(Entries taken from a collection)
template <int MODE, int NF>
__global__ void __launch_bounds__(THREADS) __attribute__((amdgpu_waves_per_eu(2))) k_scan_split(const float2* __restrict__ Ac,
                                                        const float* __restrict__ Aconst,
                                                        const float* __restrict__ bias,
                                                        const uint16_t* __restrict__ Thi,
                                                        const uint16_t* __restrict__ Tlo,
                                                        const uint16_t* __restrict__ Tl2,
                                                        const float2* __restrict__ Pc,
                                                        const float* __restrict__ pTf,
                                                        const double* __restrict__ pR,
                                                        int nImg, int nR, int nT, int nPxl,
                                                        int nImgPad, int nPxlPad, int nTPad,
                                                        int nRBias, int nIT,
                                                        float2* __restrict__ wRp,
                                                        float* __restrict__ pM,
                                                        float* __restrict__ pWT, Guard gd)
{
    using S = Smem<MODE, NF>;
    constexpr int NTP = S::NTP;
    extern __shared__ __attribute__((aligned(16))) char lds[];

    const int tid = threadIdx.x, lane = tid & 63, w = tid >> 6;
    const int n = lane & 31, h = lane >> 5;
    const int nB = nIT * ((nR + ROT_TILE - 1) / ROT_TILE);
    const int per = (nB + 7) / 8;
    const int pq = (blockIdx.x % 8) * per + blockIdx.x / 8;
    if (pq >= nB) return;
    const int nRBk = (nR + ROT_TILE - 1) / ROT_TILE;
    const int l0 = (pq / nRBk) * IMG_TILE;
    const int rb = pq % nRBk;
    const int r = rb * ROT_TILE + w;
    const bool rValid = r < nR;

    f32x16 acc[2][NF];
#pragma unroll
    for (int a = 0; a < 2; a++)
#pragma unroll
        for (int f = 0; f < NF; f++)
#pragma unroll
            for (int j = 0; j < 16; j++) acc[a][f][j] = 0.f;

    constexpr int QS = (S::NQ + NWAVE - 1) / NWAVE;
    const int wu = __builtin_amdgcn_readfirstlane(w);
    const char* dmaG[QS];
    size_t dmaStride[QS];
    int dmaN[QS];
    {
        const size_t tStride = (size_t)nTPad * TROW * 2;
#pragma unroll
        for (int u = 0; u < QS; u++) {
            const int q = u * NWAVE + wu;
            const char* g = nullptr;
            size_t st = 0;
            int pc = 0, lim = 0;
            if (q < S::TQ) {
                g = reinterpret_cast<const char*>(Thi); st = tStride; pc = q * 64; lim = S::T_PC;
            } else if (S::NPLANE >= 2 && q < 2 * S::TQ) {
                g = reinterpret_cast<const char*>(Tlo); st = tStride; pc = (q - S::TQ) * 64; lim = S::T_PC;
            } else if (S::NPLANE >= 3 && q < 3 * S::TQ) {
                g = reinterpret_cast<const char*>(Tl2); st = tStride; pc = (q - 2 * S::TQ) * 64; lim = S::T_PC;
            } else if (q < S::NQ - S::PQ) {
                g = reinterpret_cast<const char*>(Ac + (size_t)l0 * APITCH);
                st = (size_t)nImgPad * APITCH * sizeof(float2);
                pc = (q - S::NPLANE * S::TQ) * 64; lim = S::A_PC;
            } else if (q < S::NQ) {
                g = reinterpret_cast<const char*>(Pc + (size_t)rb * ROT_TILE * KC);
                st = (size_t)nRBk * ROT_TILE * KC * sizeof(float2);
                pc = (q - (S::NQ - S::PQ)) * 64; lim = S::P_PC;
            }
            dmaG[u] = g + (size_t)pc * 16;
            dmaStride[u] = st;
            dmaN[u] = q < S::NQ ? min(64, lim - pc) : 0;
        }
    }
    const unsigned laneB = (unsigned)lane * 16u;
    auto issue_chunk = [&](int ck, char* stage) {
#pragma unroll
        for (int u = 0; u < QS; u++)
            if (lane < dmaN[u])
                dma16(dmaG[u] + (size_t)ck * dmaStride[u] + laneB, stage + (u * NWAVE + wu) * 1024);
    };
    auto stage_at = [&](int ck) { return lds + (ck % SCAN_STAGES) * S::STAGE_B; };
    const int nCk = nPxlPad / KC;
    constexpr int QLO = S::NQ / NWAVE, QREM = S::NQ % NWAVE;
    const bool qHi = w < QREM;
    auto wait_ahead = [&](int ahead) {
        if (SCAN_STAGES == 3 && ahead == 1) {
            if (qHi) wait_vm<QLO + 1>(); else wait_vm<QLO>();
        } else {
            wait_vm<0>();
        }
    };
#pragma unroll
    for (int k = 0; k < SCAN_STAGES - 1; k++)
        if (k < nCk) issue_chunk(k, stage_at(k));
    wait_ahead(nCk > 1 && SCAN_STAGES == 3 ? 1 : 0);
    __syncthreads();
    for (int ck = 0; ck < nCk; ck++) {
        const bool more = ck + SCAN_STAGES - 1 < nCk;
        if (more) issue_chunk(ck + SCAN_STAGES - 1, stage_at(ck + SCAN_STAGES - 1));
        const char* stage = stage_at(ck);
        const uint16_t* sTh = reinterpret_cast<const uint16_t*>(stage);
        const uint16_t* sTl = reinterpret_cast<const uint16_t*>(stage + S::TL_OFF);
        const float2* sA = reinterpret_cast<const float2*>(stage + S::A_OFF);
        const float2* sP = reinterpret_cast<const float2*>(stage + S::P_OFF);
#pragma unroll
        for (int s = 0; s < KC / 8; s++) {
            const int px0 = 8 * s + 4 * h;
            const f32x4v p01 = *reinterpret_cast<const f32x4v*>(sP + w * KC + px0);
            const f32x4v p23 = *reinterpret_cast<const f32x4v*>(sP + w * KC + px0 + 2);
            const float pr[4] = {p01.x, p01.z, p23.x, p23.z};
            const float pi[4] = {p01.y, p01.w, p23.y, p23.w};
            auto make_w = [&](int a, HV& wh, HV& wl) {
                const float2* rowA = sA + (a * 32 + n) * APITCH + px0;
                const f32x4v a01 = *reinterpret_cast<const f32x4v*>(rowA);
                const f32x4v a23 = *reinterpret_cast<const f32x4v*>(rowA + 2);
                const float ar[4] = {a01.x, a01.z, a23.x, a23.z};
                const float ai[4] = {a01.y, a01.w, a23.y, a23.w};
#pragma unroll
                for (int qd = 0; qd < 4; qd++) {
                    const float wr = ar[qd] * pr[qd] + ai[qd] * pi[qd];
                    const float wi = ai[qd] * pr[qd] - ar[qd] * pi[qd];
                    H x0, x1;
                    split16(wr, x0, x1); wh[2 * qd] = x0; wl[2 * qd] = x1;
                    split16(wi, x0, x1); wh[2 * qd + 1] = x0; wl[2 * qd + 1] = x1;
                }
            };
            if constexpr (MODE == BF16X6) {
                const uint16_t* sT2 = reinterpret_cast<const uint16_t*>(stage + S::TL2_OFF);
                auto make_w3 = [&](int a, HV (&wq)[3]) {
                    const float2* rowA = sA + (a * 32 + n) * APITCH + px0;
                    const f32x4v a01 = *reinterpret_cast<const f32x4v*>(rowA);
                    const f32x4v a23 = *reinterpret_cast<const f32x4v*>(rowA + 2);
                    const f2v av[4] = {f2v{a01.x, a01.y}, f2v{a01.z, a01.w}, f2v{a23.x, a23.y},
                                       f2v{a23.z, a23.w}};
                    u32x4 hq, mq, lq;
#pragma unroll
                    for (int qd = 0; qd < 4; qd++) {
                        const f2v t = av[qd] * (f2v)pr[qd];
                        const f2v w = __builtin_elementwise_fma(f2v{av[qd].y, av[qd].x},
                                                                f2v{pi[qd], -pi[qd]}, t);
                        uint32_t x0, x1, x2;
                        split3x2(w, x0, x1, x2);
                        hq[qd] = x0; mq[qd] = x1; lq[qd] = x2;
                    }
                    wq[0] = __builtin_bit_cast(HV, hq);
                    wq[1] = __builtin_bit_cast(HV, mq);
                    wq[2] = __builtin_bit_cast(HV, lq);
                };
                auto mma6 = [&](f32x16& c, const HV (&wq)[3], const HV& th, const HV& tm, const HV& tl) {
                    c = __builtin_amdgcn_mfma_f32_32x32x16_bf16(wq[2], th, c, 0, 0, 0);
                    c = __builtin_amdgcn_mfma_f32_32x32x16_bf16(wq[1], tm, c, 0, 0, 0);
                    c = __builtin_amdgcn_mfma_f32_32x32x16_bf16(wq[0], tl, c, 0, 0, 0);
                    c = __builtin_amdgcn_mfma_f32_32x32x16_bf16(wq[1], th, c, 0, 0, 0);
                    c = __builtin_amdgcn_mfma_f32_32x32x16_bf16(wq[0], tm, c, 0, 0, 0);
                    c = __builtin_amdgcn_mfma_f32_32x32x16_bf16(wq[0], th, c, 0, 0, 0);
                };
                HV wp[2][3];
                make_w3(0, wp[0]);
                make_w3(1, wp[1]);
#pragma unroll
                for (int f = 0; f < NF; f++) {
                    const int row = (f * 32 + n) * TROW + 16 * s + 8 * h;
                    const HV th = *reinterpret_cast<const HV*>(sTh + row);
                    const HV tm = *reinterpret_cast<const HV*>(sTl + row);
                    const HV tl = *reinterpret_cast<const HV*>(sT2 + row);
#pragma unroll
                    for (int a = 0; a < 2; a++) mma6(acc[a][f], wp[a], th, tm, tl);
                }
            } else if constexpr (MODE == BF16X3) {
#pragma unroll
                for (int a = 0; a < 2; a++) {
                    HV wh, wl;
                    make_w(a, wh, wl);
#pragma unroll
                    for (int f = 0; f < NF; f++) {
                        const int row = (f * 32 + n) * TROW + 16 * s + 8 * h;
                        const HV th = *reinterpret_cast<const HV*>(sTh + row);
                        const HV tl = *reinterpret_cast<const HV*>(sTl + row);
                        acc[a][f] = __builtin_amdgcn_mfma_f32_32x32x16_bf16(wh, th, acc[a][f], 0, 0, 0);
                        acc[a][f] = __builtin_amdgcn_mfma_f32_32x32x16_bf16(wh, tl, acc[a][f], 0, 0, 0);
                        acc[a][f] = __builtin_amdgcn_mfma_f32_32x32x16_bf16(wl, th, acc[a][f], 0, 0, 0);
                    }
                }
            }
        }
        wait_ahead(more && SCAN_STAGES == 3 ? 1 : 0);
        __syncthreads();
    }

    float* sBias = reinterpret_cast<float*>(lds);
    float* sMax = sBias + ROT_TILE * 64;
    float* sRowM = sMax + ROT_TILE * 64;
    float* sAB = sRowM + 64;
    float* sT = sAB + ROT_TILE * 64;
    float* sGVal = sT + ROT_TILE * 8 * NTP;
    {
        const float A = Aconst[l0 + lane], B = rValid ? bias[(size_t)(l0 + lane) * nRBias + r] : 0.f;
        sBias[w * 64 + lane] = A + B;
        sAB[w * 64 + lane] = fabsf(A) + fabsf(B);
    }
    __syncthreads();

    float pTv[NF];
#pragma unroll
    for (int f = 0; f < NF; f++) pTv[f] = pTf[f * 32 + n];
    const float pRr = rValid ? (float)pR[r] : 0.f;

About this exercise: The required output is the stretch of entries above from the line containing "const f32x4v p01" through the line containing "const float ar[4]", reproduced exactly.

Exercise response:
            const f32x4v p01 = *reinterpret_cast<const f32x4v*>(sP + w * KC + px0);
            const f32x4v p23 = *reinterpret_cast<const f32x4v*>(sP + w * KC + px0 + 2);
            const float pr[4] = {p01.x, p01.z, p23.x, p23.z};
            const float pi[4] = {p01.y, p01.w, p23.y, p23.w};
            auto make_w = [&](int a, HV& wh, HV& wl) {
                const float2* rowA = sA + (a * 32 + n) * APITCH + px0;
                const f32x4v a01 = *reinterpret_cast<const f32x4v*>(rowA);
                const f32x4v a23 = *reinterpret_cast<const f32x4v*>(rowA + 2);
                const float ar[4] = {a01.x, a01.z, a23.x, a23.z};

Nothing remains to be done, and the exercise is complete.